■ What is required
Count every line below in which "true" occurs, then give only the count.

■ Records for the exercise
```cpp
int build_slot_tables(fhx_ctx* ctx);
int run_ids(fhx_ctx* ctx, const unsigned long long* keys, int64_t n, unsigned int* ids, unsigned int* tile_scratch, int64_t* n_runs);
int alloc_row_arrays(fhx_ctx* ctx, int64_t n, int64_t n_dist);
int ingest_device_rows_nonfixed(fhx_ctx* ctx, const int32_t* c1, const int32_t* m1, const int32_t* c2, const int32_t* m2,
                                const int32_t* cnt, int64_t n);
int ingest_device_rows(fhx_ctx* ctx, const int32_t* c1, const int32_t* m1, const int32_t* c2, const int32_t* m2, const int32_t* cnt,
                       int64_t n);
int pass_stats_nonfixed(fhx_ctx* ctx, fhx_stats* out);
int launch_k1(fhx_ctx* ctx);
void fold_kernel_events(fhx_ctx* ctx);
void before_rerecord(fhx_ctx* ctx, int group);
K2Params make_k2_params(fhx_ctx* c);
void launch_k2_extras(fhx_ctx* ctx, const K2Params& P, int64_t n_rows, double* d_expcc, double* d_b1, double* d_b2);
int ensure_sort_scratch(fhx_ctx* ctx);
int sort_blocks_for(int64_t n_hint);
int radix_sort_pairs(fhx_ctx* ctx, unsigned long long* keys[2], unsigned int* vals[2], const unsigned long long* counter, int passes,
                     int* result_buf, int64_t n_hint = -1);
void launch_rs_scan(fhx_ctx* ctx, int nblk);
// ... 17 lines not shown
```

### fithic_amd/csrc/fhx_device.hip

```cpp
#include <thread>

#include "fhx_ctx.hpp"

extern "C" {

const char* fhx_version(void) { return "fithic-mi355x 0.2.0 (gfx950)"; }

int fhx_create(int device, fhx_ctx** out) {
    if (!out) return FHX_ERR_ARG;
    *out = nullptr;
    fhx_ctx* ctx = new (std::nothrow) fhx_ctx();
    if (!ctx) return FHX_ERR_NOMEM;
    ctx->device = device;
    if (device >= 0) {
        int count = 0;
        if (hipGetDeviceCount(&count) != hipSuccess || device >= count) {
            delete ctx;
            return FHX_ERR_NO_DEVICE;
        }
        if (hipSetDevice(device) != hipSuccess || hipStreamCreateWithFlags(&ctx->stream, hipStreamNonBlocking) != hipSuccess) {
            delete ctx;
            return FHX_ERR_HIP;
        }
        for (auto& e : ctx->ev)
// ... 25 lines not shown
void fhx_destroy(fhx_ctx* ctx) {
    if (!ctx) return;
    if (ctx->sig_sorter) fhx_destroy(ctx->sig_sorter);
    ctx->sig_sorter = nullptr;
    (void)fhx_comm_destroy(ctx);
    if (ctx->device >= 0) {
        (void)hipSetDevice(ctx->device);
        if (ctx->stream) (void)hipStreamSynchronize(ctx->stream);
        fhx_ingest_contacts_discard(ctx);
        fhx_pinned_pair_free(ctx->pinned);
        ctx->pinned = nullptr;
        dev_free(ctx->d_loc1);
        dev_free(ctx->d_loc2);
        dev_free(ctx->d_count);
        dev_free(ctx->d_k1key);
        dev_free(ctx->d_grid);
        dev_free(ctx->d_slot_chr);
        dev_free(ctx->d_slot_bias);
        dev_free(ctx->d_skip);
        dev_free(ctx->d_outlier);
        dev_free(ctx->d_grow);
        dev_free(ctx->d_hist_cc);
        dev_free(ctx->d_hist_np);
        dev_free(ctx->d_out_hist);
        dev_free(ctx->d_words);
        dev_free(ctx->d_sums);
        dev_free(ctx->d_fit_tables);
        if (ctx->h_fit_stage) (void)hipHostFree(ctx->h_fit_stage);
        if (ctx->ev_fit_copy) (void)hipEventDestroy(ctx->ev_fit_copy);
        if (ctx->ev_k3) (void)hipEventDestroy(ctx->ev_k3);
// ... 24 lines not shown
    delete ctx;
}

const char* fhx_last_error(fhx_ctx* ctx) { return ctx ? ctx->err.c_str() : "null context"; }

int fhx_set_params(fhx_ctx* ctx, const fhx_params* p) {
    if (!ctx || !p) return FHX_ERR_ARG;
    if (p->resolution < 0) return fail(ctx, FHX_ERR_ARG, "resolution must be >= 0 (0 = non-fixed-size data)");
    if (p->resolution > INT32_MAX) return fail(ctx, FHX_ERR_ARG, "resolution too large");
    if (p->n_bins <= 0 || p->mapp_thres < 0 || p->mode < 0 || p->mode > 2) return fail(ctx, FHX_ERR_ARG, "bad parameter");
    if (p->totals != FHX_TOTALS_REFERENCE && p->totals != FHX_TOTALS_WIDE) return fail(ctx, FHX_ERR_ARG, "totals must be FHX_TOTALS_REFERENCE or FHX_TOTALS_WIDE");
    if (p->bias_low > p->bias_up)
        return fail(ctx, FHX_ERR_REFERENCE_EXIT, "bias lower bound is greater than bias upper bound (fithic.py:261-263)");
    if (ctx->n_rows > 0 && ctx->have_params && p->resolution != ctx->prm.resolution)
        return fail(ctx, FHX_ERR_ARG, "the resolution cannot change after the contact rows were loaded");
    if (!ctx->have_params || p->resolution != ctx->prm.resolution || p->bias_low != ctx->prm.bias_low || p->bias_up != ctx->prm.bias_up)
        ctx->tables_dirty = true;
    ctx->prm = *p;
    ctx->nonfixed = p->resolution == 0 || ctx->offgrid;
    ctx->have_params = true;
    return FHX_OK;
}

int fhx_load_fragments(fhx_ctx* ctx, const int32_t* chr, const int32_t* mid, const int32_t* hits, int64_t n,
                       const int32_t* chr_sort_rank, int32_t n_chr) {
    if (!ctx || !chr || !mid || !hits || !chr_sort_rank || n < 0 || n_chr <= 0) return FHX_ERR_ARG;
    if (!ctx->have_params) return fail(ctx, FHX_ERR_ARG, "fhx_set_params must be called first");
    std::vector<int64_t> cnt(n_chr, 0), mx(n_chr, -1);
    std::vector<uint8_t> present(n_chr, 0);
    std::vector<std::vector<int32_t>> mids_of(ctx->nonfixed ? n_chr : 0);
    for (int64_t i = 0; i < n; ++i) {
        const int c = chr[i];
// ... 19 lines not shown
            ctx->frags.mids.push_back(std::move(mids_of[c]));
        }
    }
    ctx->n_chr = std::max(ctx->n_chr, n_chr);
    ctx->have_frags = true;
    return FHX_OK;
}

int fhx_load_bias(fhx_ctx* ctx, const int32_t* chr, const int32_t* mid, const double* bias, int64_t n) {
    if (!ctx || n < 0 || (n > 0 && (!chr || !mid || !bias))) return FHX_ERR_ARG;
    ctx->bias_chr.assign(chr, chr + n);
    ctx->bias_mid.assign(mid, mid + n);
    ctx->bias_val.assign(bias, bias + n);
    ctx->have_bias = n > 0;
    ctx->tables_dirty = true;
    return FHX_OK;
}

int fhx_load_pairs_device(fhx_ctx* ctx, const void* c1, const void* m1, const void* c2, const void* m2, const void* cnt,
                          int64_t n, void* stream) {
    if (!ctx || n < 0 || (n > 0 && (!c1 || !m1 || !c2 || !m2 || !cnt))) return FHX_ERR_ARG;
    if (ctx->device < 0) return fail(ctx, FHX_ERR_NO_DEVICE, "host-only context");
    FHX_HIP(hipSetDevice(ctx->device));
    FHX_HIP(hipStreamSynchronize((hipStream_t)stream));
    ctx->counts_integral = true;
    ctx->offgrid = false;
    ctx->nonfixed = ctx->have_params && ctx->prm.resolution == 0;
    if (ctx->have_params && ctx->nonfixed)
        return ingest_device_rows_nonfixed(ctx, (const int32_t*)c1, (const int32_t*)m1, (const int32_t*)c2, (const int32_t*)m2,
                                           (const int32_t*)cnt, n);
// ... 523 lines not shown
```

■ Answer box
5